The Offer is not conditional upon any minimum number of Series 2 Shares being deposited. However, the Offer is subject to certain conditions that are customary for transactions of this nature.

DC.PR.B closed at 17.75 today, near the top of the range for the offer and up 9.16% on the day.

There was a very long thread of comments about Dundee and its preferreds on an unrelated thread in mid-May, 2020.

I find it fascinating that they are leaving the issue’s FloatingReset counterparts, DC.PR.D, out of the offer. The dividend on DC.PR.D is a little more than that of DC.PR.B at the moment ($0.35777 vs. $0.33025 as of June 4, according to their recent dividend announcement) although I confess I don’t quite see how that works, given that the five-year Canada yield was well above 1% at the end of August, 2019, when the reset rate was calculated. Regardless, I would have thought that the additional offerings they would get by taking the DC.PR.D on equal terms (or maybe at some discount) with DC.PR.B would lower the total price sufficiently to outweigh any such short-term concerns.

Update2020-7-24: Regarding the dividend rate on DC.PR.D … the quarterly period ending June 30 commenced on the last day of March, 2020, and the rate was calculated 30 days prior to this. The Bank of Canada reports a 3-Month T-Bill yield of 1.61% on February 26, and 1.14% on March 4, 2020, before dropping even further, so the dividend quoted for the Series 3, DC.PR.D, is not unreasonable. The next one will be a lot lower!
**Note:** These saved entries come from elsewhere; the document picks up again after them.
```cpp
template <int TOK>
struct StartPrompts {
    static constexpr int NPTS = TOK - OUT_TOK;
    float coords[k::kDecoderMaxPrompts * NPTS * 2];
    float labels[k::kDecoderMaxPrompts * NPTS];
    const float* emb[k::kDecoderMaxPrompts];
};
template <int TOK>
struct DecoderStart {
    StartPrompts<TOK> prompts;
    const float* gauss; const float* point_embed; const float* not_a_point; const float* iou_token; const float* mask_tokens;
    float* tokens;
    LinJob first;
    int lin_blocks, lin_cols;
    const float* no_mask; float* keys; half_t* keys_h; size_t n4_per_prompt; int P;
};
template <int TOK>
__global__ __launch_bounds__(256) void decoder_start_kernel(DecoderStart<TOK> a) {
    __shared__ __attribute__((aligned(16))) float rows[TL_ROW_SLICE<TOK> * DIM];
    const int c = threadIdx.x;
    if ((int)blockIdx.x < a.P) {
        float v[TOK];
        prompt_token_column<TOK>(a.prompts, blockIdx.x, c, a.gauss, a.point_embed, a.not_a_point, a.iou_token, a.mask_tokens, v);
#pragma unroll
        for (int t = 0; t < TOK; ++t) a.tokens[((size_t)blockIdx.x * TOK + t) * DIM + c] = v[t];
        return;
    }
    if ((int)blockIdx.x < a.P + a.lin_blocks) {
        const int bid = blockIdx.x - a.P;
        int o = 0, first = (bid % a.lin_cols) * 4;
        while (o + 1 < a.first.count && first >= a.first.op[o].N) { first -= a.first.op[o].N; ++o; }
        const k::TokenLinear& op = a.first.op[o];
        const int row0 = (bid / a.lin_cols) * TL_ROW_SLICE<TOK>, row1 = min(a.first.rows, row0 + TL_ROW_SLICE<TOK>);
        const TokenColumn w_first = token_column_prefetch(op, first, row0, row1);
        for (int p = row0 / TOK; p * TOK < row1; ++p) {
            float v[TOK];
            prompt_token_column<TOK>(a.prompts, p, c, a.gauss, a.point_embed, a.not_a_point, a.iou_token, a.mask_tokens, v);
#pragma unroll
            for (int t = 0; t < TOK; ++t) rows[(p * TOK + t - row0) * DIM + c] = v[t];
        }
        __syncthreads();
        DLIMG_FOR_SLICE_ROWS(row1 - row0, token_linear_columns<TOK, NR>(op, first, rows, nullptr, nullptr, w_first, row0);)
        return;
    }
    const float* __restrict__ no_mask = a.no_mask;
    float* __restrict__ keys = a.keys;
    half_t* __restrict__ keys_h = a.keys_h;
    const size_t n4_per_prompt = a.n4_per_prompt;
    const int P = a.P, skip = a.P + a.lin_blocks;
    const size_t total = n4_per_prompt * P;
    const size_t nblk = gridDim.x - skip;
    for (size_t i = (blockIdx.x - skip) * (size_t)blockDim.x + threadIdx.x; i < total; i += nblk * blockDim.x) {
        const size_t p = i / n4_per_prompt, j = i % n4_per_prompt;
        float4_t v = reinterpret_cast<const float4_t*>(a.prompts.emb[p])[j];
        v += reinterpret_cast<const float4_t*>(no_mask)[j % (DIM / 4)];
        reinterpret_cast<float4_t*>(keys)[i] = v;
        reinterpret_cast<half4_t*>(keys_h)[i] = half4_t{(half_t)v[0], (half_t)v[1], (half_t)v[2], (half_t)v[3]};
    }
}

}

#define DLIMG_FOR_TOKENS(T, who, ...)                                        \
    if ((T) == 7) { constexpr int TOK = 7; __VA_ARGS__ }                     \
    else if ((T) == 8) { constexpr int TOK = 8; __VA_ARGS__ }                \
    else { throw_error(who ": 7 or 8 tokens per prompt"); }

namespace k {

void decoder_start(const DecoderPrompts& prompts, const float* gauss, const float* point_embed, const float* not_a_point,
                   const float* iou_token, const float* mask_tokens, float* tokens, const TokenLinear* first, int n_first,
                   const float* no_mask, float* keys, half_t* keys_h, int P, int T, hipStream_t s) {
    if (P <= 0) return;
    if (!decoder_tokens_supported(T)) throw_error("decoder_start: 7 or 8 tokens per prompt");
    if (P > decoder_max_prompts(T) || n_first < 0 || n_first > TL_MAX_OPS) throw_error("decoder_start: too many prompts or layers");
    const size_t n4 = (size_t)NTOK_IMG * DIM / 4;
    const size_t total = n4 * P;
    const int key_blocks = (int)((total + 255) / 256 > 4096 ? 4096 : (total + 255) / 256);
    int cols = 0;
    for (int i = 0; i < n_first; ++i) {
        if (first[i].K != DIM || first[i].N <= 0 || first[i].N % 4 || first[i].in.ln_w || first[i].in.add || first[i].resid.x)
// ... 129 lines not shown
```

### dlimgedit_amd/csrc/kernels/elementwise.hip

```cpp
#include "device_common.hpp"
#include "kernels.hpp"

namespace dlimg {
namespace {


__constant__ float c_mean[3] = {123.675f, 116.28f, 103.53f};
__constant__ float c_std[3] = {58.395f, 57.12f, 57.375f};

struct ChannelMap { int bytes; int idx[3]; };

__host__ __device__ inline ChannelMap channel_map(int channels) {
    switch (channels) {
    case 1: return {1, {0, 0, 0}};
    case 3: return {3, {0, 1, 2}};
    case 5: return {4, {2, 1, 0}};
    case 6: return {4, {1, 2, 3}};
    default: return {4, {0, 1, 2}};
    }
}

constexpr int PRE_MAX_JOBS = 16;
struct PreJob { const uint8_t* img; half_t* out; int w, h, stride, channels; };
struct PreJobs { PreJob j[PRE_MAX_JOBS]; };

__global__ __launch_bounds__(256) void preprocess_kernel(PreJobs jobs) {
    const PreJob job = jobs.j[blockIdx.y];
    const uint8_t* __restrict__ img = job.img;
    half_t* __restrict__ out = job.out;
    const int w = job.w, h = job.h, stride = job.stride, channels = job.channels;
    const int lane = lane_id();
    const int pair = blockIdx.x * 4 + (threadIdx.x >> 6);
    const int iy = lane >> 2, p = (lane >> 1) & 1, half = lane & 1;
    const int patch = pair * 2 + p;
    const int py = patch >> 6, px = patch & 63;
    const int y = py * 16 + iy;
    const int x0 = px * 16 + half * 8;
    const ChannelMap cm = channel_map(channels);

    float v[3][8];
#pragma unroll
    for (int c = 0; c < 3; ++c)
#pragma unroll
        for (int i = 0; i < 8; ++i) v[c][i] = 0.f;

    if (y < h && x0 < w) {
        const uint8_t* row = img + (size_t)y * stride;
        const bool fast = cm.bytes == 4 && x0 + 8 <= w && ((((uintptr_t)row) + (size_t)x0 * 4) & 15) == 0;
        if (fast) {
            const uint4* src = reinterpret_cast<const uint4*>(row + (size_t)x0 * 4);
            uint4 q0 = src[0], q1 = src[1];
            uint32_t px32[8] = {q0.x, q0.y, q0.z, q0.w, q1.x, q1.y, q1.z, q1.w};
#pragma unroll
            for (int i = 0; i < 8; ++i)
#pragma unroll
                for (int c = 0; c < 3; ++c) {
                    float u = (float)((px32[i] >> (8 * cm.idx[c])) & 0xffu);
                    v[c][i] = (u - c_mean[c]) / c_std[c];
                }
        } else {
#pragma unroll
            for (int i = 0; i < 8; ++i) {
                if (x0 + i < w) {
                    const uint8_t* px8 = row + (size_t)(x0 + i) * cm.bytes;
#pragma unroll
                    for (int c = 0; c < 3; ++c) v[c][i] = ((float)px8[cm.idx[c]] - c_mean[c]) / c_std[c];
                }
            }
        }
    }
    half_t* dst = out + (size_t)patch * 768 + iy * 16 + half * 8;
#pragma unroll
    for (int c = 0; c < 3; ++c) {
        half8_t o;
#pragma unroll
        for (int i = 0; i < 8; ++i) o[i] = (half_t)v[c][i];
        store16_result(dst + c * 256, o);
    }
}
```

DC.PR.B is a FixedReset, 5.688%+410, that commenced trading 2009-9-15 with a 6.75% coupon after being announced 2009-8-25. It reset to 5.688% effective 2014-09-30. I made no recommendation regarding conversion. Now, DC.PR.B will reset at 5.284% effective September 30, 2019. I recommended retaining, or converting to, DC.PR.B. Instead, there was a small net conversion to DC.PR.D leaving DC.PR.B with about 61% of the total. The issue is tracked by HIMIPref™ but is relegated to the Scraps – FixedReset (Discount) subindex on credit concerns.

DC.PR.D is a FloatingReset, +410, that came into existence via a partial conversion from DC.PR.B. It is tracked by HIMIPref™ but relegated to the Scraps – FloatingReset subindex on credit concerns.